[Start of Attachment]

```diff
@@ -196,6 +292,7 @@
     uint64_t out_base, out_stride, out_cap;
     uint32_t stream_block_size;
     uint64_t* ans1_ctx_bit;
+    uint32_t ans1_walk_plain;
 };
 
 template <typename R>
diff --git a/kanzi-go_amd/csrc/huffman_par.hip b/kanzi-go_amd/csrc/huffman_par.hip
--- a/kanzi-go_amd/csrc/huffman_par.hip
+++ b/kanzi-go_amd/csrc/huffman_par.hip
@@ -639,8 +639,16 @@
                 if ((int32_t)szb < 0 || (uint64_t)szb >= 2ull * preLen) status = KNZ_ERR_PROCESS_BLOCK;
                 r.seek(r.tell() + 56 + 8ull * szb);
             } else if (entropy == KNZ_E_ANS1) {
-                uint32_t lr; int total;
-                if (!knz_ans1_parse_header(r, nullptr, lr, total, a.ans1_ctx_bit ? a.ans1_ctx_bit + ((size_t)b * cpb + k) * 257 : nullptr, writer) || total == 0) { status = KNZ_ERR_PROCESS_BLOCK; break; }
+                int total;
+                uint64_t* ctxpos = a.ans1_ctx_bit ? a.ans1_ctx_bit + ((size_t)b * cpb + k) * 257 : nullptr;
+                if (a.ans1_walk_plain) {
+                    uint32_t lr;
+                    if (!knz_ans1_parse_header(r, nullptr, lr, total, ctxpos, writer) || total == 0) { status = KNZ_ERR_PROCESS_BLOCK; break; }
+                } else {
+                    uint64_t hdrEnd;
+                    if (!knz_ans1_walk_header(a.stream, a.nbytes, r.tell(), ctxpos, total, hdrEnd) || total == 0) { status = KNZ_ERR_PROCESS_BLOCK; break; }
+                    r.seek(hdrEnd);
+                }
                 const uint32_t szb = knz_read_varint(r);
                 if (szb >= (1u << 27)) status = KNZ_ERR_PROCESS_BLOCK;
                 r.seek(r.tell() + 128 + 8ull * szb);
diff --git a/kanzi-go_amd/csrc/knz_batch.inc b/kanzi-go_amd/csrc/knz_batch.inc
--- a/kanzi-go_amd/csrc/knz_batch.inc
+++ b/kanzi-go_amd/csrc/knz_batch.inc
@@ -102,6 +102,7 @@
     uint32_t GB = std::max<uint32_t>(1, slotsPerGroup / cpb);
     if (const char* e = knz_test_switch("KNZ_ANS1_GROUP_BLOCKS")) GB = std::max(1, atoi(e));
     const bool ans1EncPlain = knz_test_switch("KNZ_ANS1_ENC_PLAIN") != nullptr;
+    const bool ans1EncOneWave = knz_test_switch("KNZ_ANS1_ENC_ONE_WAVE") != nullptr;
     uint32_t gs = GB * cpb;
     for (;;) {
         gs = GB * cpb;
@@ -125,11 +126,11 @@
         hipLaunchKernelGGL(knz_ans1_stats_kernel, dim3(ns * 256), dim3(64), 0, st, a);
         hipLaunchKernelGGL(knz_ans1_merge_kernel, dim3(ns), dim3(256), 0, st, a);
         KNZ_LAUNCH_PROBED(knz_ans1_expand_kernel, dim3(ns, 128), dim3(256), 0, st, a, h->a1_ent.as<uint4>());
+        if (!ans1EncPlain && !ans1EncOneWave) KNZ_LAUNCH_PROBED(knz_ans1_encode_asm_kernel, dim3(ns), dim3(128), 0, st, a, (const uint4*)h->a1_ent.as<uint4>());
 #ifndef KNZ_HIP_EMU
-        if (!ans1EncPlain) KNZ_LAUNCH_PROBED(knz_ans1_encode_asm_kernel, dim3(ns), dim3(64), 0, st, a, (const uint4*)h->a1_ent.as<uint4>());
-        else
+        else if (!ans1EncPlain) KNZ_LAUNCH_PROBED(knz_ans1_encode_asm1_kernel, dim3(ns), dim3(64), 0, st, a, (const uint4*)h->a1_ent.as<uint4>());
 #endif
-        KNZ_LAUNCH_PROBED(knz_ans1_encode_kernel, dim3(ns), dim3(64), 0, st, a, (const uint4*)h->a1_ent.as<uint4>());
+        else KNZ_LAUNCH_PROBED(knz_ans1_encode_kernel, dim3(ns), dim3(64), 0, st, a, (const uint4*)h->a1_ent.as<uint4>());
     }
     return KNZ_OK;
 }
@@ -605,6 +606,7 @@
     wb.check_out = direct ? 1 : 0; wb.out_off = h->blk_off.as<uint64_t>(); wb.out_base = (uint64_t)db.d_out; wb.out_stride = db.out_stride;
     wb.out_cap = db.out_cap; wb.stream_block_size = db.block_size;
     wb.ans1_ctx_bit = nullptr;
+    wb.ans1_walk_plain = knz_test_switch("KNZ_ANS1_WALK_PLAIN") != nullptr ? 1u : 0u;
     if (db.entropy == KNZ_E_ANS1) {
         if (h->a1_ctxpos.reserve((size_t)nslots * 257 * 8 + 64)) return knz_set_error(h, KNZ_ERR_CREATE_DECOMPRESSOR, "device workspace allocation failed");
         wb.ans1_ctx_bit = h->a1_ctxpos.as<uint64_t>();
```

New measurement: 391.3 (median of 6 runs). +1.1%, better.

[End of Attachment]
[Start of Attachment]

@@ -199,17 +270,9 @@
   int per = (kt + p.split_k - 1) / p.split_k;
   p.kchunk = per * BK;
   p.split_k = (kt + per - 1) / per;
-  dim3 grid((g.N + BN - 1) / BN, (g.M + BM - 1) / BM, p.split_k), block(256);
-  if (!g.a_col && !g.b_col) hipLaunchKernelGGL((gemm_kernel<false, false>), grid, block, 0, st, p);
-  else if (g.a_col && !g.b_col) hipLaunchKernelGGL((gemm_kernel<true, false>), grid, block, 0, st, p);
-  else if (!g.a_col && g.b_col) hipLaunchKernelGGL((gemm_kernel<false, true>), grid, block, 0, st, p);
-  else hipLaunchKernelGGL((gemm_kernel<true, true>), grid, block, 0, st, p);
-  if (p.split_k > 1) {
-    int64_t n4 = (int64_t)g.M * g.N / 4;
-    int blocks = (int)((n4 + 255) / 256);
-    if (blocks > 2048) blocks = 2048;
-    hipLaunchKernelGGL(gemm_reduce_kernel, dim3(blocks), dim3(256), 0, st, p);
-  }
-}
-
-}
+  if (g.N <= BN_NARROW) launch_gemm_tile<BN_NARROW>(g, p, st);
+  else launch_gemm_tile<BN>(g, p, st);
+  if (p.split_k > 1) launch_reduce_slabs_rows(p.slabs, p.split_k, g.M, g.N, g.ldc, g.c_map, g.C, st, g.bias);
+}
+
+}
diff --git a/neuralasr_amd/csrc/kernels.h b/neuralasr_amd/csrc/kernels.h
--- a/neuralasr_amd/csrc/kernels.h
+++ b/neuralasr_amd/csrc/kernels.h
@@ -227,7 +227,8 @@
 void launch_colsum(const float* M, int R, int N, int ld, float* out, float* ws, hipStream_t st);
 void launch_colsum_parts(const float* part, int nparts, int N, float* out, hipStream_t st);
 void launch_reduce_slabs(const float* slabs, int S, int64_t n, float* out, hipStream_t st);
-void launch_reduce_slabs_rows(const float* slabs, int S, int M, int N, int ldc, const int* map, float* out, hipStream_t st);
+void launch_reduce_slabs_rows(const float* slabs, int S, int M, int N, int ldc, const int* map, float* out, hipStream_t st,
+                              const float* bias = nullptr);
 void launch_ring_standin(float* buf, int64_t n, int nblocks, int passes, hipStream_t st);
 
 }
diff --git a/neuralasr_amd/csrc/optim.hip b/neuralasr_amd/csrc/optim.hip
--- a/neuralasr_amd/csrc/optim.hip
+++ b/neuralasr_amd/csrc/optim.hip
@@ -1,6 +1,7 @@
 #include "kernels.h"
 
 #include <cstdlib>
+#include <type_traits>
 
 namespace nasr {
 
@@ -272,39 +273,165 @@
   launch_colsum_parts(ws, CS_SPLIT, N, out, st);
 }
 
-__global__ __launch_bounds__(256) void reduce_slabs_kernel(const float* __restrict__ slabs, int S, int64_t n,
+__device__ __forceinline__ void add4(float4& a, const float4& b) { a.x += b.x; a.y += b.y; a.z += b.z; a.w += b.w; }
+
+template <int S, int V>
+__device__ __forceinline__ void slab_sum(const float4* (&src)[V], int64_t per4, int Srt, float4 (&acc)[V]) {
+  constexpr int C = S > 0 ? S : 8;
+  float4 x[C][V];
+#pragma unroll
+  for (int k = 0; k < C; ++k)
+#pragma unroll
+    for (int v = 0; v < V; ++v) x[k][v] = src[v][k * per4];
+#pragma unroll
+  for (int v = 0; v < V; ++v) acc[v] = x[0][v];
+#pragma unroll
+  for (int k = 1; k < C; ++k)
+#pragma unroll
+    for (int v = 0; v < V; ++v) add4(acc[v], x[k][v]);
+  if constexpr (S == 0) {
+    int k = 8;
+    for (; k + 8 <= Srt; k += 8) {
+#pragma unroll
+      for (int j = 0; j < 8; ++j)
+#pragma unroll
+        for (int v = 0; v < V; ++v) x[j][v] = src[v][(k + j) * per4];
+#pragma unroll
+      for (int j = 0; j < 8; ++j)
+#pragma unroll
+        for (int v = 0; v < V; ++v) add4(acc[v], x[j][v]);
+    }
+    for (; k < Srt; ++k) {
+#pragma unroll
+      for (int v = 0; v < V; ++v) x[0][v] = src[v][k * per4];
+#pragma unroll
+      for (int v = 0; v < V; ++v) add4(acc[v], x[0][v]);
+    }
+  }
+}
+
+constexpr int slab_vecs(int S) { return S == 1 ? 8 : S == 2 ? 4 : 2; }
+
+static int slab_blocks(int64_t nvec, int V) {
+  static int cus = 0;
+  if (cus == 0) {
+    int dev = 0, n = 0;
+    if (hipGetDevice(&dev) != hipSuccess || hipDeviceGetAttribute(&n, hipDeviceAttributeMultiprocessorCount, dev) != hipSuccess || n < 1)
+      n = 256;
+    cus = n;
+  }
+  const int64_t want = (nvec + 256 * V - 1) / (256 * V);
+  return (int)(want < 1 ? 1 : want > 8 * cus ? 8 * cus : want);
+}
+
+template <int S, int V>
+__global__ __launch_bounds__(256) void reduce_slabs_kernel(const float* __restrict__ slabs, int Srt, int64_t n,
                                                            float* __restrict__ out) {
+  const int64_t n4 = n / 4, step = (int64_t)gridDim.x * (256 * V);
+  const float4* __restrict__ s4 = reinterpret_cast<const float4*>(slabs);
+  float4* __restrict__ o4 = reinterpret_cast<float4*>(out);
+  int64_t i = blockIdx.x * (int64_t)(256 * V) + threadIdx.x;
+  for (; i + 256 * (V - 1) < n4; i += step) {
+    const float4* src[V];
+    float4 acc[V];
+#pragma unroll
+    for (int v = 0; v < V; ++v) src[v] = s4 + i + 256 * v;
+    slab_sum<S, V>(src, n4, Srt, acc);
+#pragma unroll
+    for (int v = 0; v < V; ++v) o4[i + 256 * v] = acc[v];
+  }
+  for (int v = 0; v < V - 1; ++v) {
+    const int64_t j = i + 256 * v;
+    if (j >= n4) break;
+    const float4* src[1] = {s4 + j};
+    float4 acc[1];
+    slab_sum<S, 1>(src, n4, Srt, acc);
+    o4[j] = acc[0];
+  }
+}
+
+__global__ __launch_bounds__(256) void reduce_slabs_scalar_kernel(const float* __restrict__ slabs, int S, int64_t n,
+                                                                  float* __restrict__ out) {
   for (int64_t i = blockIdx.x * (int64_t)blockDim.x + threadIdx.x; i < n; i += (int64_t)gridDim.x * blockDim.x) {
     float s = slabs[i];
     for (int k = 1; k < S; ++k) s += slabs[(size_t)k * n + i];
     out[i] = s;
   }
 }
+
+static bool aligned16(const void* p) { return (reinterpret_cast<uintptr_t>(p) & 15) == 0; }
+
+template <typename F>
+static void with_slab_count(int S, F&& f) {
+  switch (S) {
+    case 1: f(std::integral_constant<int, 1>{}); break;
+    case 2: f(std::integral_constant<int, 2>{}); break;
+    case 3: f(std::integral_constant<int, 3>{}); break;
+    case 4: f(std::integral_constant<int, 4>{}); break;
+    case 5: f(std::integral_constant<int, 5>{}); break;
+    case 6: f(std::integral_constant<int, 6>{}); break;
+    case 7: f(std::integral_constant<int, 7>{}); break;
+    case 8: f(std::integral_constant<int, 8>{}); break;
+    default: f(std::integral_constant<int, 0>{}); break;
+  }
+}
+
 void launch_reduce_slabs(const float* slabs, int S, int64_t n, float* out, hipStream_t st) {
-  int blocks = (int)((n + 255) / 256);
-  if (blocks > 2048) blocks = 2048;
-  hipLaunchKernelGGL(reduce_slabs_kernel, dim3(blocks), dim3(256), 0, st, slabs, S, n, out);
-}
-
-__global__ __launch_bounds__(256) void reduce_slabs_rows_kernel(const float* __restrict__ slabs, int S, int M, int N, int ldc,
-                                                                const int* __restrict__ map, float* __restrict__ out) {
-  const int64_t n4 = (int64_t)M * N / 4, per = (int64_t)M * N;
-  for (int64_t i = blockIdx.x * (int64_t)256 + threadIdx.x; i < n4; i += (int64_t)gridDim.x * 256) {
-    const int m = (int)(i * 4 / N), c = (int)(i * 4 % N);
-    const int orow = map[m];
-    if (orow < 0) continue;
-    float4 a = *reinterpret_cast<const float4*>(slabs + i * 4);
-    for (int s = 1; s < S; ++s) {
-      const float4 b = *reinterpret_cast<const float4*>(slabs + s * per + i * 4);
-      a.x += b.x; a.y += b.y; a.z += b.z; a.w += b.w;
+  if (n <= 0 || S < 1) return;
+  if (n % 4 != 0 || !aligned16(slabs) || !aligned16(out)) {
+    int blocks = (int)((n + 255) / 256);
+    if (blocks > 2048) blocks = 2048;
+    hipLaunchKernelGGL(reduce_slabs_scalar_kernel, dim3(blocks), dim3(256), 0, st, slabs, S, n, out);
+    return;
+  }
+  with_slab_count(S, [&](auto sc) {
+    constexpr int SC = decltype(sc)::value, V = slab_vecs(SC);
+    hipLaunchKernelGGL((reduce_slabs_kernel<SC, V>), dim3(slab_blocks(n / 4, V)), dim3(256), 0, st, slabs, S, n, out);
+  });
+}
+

[End of Attachment]

> _TASK GOAL_:
Lines holding "bias": copy each one from the records above.

> _ANSWER TO THE EXERCISE_:
+  if (p.split_k > 1) launch_reduce_slabs_rows(p.slabs, p.split_k, g.M, g.N, g.ldc, g.c_map, g.C, st, g.bias);
+                              const float* bias = nullptr);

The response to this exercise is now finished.